**What you are asked to do:**
Write out the full listing, matching it line for line.

..............................

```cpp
struct omc_instance {
  int n = 0, m = 0, k = 0, device = 0, nnz = 0, cmax = 0;
  double gamma = 0, sumA2 = 0;
  std::vector<int> col_ptr, col_idx; std::vector<double> col_val;
  std::vector<double> A; std::vector<uint8_t> mask;
  std::vector<double> Ncnt;
  std::vector<int> row_ptr, row_idx; std::vector<double> row_val;
// ... 46 lines not shown
      scolpart, sminpart, sminpart2, sfroB, svvB, se1, se2, soX, soW, soTh, sbigscr, sXsB, ssubSB, ssubIB;
  long long big_sub_tot[8] = {0};
  struct ShorListKey { int64_t nq = 0, nsoc = 0; uint64_t hlist = 0; std::vector<int64_t> idx, soc; };
  int64_t reserve_shor_nq = 0; int reserve_shor_lists = 0; bool reserve_shor_set = false;
  std::unordered_map<uint64_t, std::vector<int>> sh_byhash; std::vector<ShorListKey> sh_lists;
  int sh_group_cap = 0; size_t sh_int_used = 0, sh_int_cap = 0, sh_byte_used = 0, sh_byte_cap = 0;
  int pool_cap = 0; DevBuf pY, pD1, pD3, pU, palpha, psval, pXs, ptheta, pscal, bwarmL, bwarmS; std::vector<int> warm_load, warm_save;
  struct PoolSig { int kind = 0; int64_t nq = 0, nsoc = 0; uint64_t hlist = 0, hsoc = 0; };
  bool pool_shor = false; int64_t pool_nqmax = 0; DevBuf pShor, pShorHdr, sloadpart;
  std::vector<PoolSig> pool_sig, node_sig; std::mutex sig_mu;
  std::vector<int> save_host;
  bool shor_warm = false;
  int64_t shor_warm_stats[4] = {0, 0, 0, 0};
  int64_t launches[OMC_KERNEL_NCLASS] = {0}; double ms[OMC_KERNEL_NCLASS] = {0}; int64_t units[OMC_KERNEL_NCLASS] = {0};
  size_t nnz_rows() const { return row_idx.size(); }
  std::vector<hipEvent_t> ev_pool[2]; size_t ev_used[2] = {0, 0}; int ev_cur = 0;
  std::vector<int> ev_class[2];
};

bool next_event_pair(omc_instance* h);
int finish_events(omc_instance* h, int pool);
#define TIMED_ON(strm, cls, counted, units_, call)                                                            \
  do {                                                                                                        \
    const int pc_ = h->ev_cur;                                                                                \
    const bool t0_ = next_event_pair(h) && hipEventRecord(h->ev_pool[pc_][h->ev_used[pc_]], strm) == hipSuccess; \
    call;                                                                                                     \
    if (t0_ && hipEventRecord(h->ev_pool[pc_][h->ev_used[pc_] + 1], strm) == hipSuccess) {                    \
      h->ev_used[pc_] += 2; h->ev_class[pc_].push_back(cls);                                                  \
    }                                                                                                         \
    if (counted) { h->launches[cls] += 1; h->units[cls] += (units_); }                                        \
  } while (0)
#define TIMED(cls, units_, call) TIMED_ON(h->stream, cls, true, units_, call)

static constexpr int MAX_SWEEPS = 30;
```

optimalmatrixcompletion.jl_amd/csrc/omc_relax_solve.cpp:

```cpp
#include <algorithm>
#include <chrono>
#include <stdio.h>

#include "omc_host.h"
#include "omc_slots.h"

static_assert(SLOT_HARVEST_NONE == OMC_HARVEST_NONE && SLOT_HARVEST_SYNC == OMC_HARVEST_SYNC && SLOT_HARVEST_ASYNC == OMC_HARVEST_ASYNC, "omc_slots.h restates the plans of omc.h");

bool next_event_pair(omc_instance* h) {
  std::vector<hipEvent_t>& pool = h->ev_pool[h->ev_cur];
  while (pool.size() < h->ev_used[h->ev_cur] + 2) {
    hipEvent_t e;
    if (hipEventCreate(&e) != hipSuccess) return false;
    pool.push_back(e);
  }
  return true;
}

int finish_events(omc_instance* h, int pool) {
  for (size_t i = 0; i + 1 < h->ev_used[pool]; i += 2) {
    float msv = 0.f;
    if (hipEventElapsedTime(&msv, h->ev_pool[pool][i], h->ev_pool[pool][i + 1]) == hipSuccess) h->ms[h->ev_class[pool][i / 2]] += msv;
  }
  h->ev_used[pool] = 0; h->ev_class[pool].clear();
  return 0;
}

namespace {

using Clock = std::chrono::steady_clock;
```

..............................

**Your solution:**
```cpp
struct omc_instance {
  int n = 0, m = 0, k = 0, device = 0, nnz = 0, cmax = 0;
  double gamma = 0, sumA2 = 0;
  std::vector<int> col_ptr, col_idx; std::vector<double> col_val;
  std::vector<double> A; std::vector<uint8_t> mask;
  std::vector<double> Ncnt;
  std::vector<int> row_ptr, row_idx; std::vector<double> row_val;
// ... 46 lines not shown
      scolpart, sminpart, sminpart2, sfroB, svvB, se1, se2, soX, soW, soTh, sbigscr, sXsB, ssubSB, ssubIB;
  long long big_sub_tot[8] = {0};
  struct ShorListKey { int64_t nq = 0, nsoc = 0; uint64_t hlist = 0; std::vector<int64_t> idx, soc; };
  int64_t reserve_shor_nq = 0; int reserve_shor_lists = 0; bool reserve_shor_set = false;
  std::unordered_map<uint64_t, std::vector<int>> sh_byhash; std::vector<ShorListKey> sh_lists;
  int sh_group_cap = 0; size_t sh_int_used = 0, sh_int_cap = 0, sh_byte_used = 0, sh_byte_cap = 0;
  int pool_cap = 0; DevBuf pY, pD1, pD3, pU, palpha, psval, pXs, ptheta, pscal, bwarmL, bwarmS; std::vector<int> warm_load, warm_save;
  struct PoolSig { int kind = 0; int64_t nq = 0, nsoc = 0; uint64_t hlist = 0, hsoc = 0; };
  bool pool_shor = false; int64_t pool_nqmax = 0; DevBuf pShor, pShorHdr, sloadpart;
  std::vector<PoolSig> pool_sig, node_sig; std::mutex sig_mu;
  std::vector<int> save_host;
  bool shor_warm = false;
  int64_t shor_warm_stats[4] = {0, 0, 0, 0};
  int64_t launches[OMC_KERNEL_NCLASS] = {0}; double ms[OMC_KERNEL_NCLASS] = {0}; int64_t units[OMC_KERNEL_NCLASS] = {0};
  size_t nnz_rows() const { return row_idx.size(); }
  std::vector<hipEvent_t> ev_pool[2]; size_t ev_used[2] = {0, 0}; int ev_cur = 0;
  std::vector<int> ev_class[2];
};

bool next_event_pair(omc_instance* h);
int finish_events(omc_instance* h, int pool);
#define TIMED_ON(strm, cls, counted, units_, call)                                                            \
  do {                                                                                                        \
    const int pc_ = h->ev_cur;                                                                                \
    const bool t0_ = next_event_pair(h) && hipEventRecord(h->ev_pool[pc_][h->ev_used[pc_]], strm) == hipSuccess; \
    call;                                                                                                     \
    if (t0_ && hipEventRecord(h->ev_pool[pc_][h->ev_used[pc_] + 1], strm) == hipSuccess) {                    \
      h->ev_used[pc_] += 2; h->ev_class[pc_].push_back(cls);                                                  \
    }                                                                                                         \
    if (counted) { h->launches[cls] += 1; h->units[cls] += (units_); }                                        \
  } while (0)
#define TIMED(cls, units_, call) TIMED_ON(h->stream, cls, true, units_, call)

static constexpr int MAX_SWEEPS = 30;
```

optimalmatrixcompletion.jl_amd/csrc/omc_relax_solve.cpp:

```cpp
#include <algorithm>
#include <chrono>
#include <stdio.h>

#include "omc_host.h"
#include "omc_slots.h"

static_assert(SLOT_HARVEST_NONE == OMC_HARVEST_NONE && SLOT_HARVEST_SYNC == OMC_HARVEST_SYNC && SLOT_HARVEST_ASYNC == OMC_HARVEST_ASYNC, "omc_slots.h restates the plans of omc.h");

bool next_event_pair(omc_instance* h) {
  std::vector<hipEvent_t>& pool = h->ev_pool[h->ev_cur];
  while (pool.size() < h->ev_used[h->ev_cur] + 2) {
    hipEvent_t e;
    if (hipEventCreate(&e) != hipSuccess) return false;
    pool.push_back(e);
  }
  return true;
}

int finish_events(omc_instance* h, int pool) {
  for (size_t i = 0; i + 1 < h->ev_used[pool]; i += 2) {
    float msv = 0.f;
    if (hipEventElapsedTime(&msv, h->ev_pool[pool][i], h->ev_pool[pool][i + 1]) == hipSuccess) h->ms[h->ev_class[pool][i / 2]] += msv;
  }
  h->ev_used[pool] = 0; h->ev_class[pool].clear();
  return 0;
}

namespace {

using Clock = std::chrono::steady_clock;
```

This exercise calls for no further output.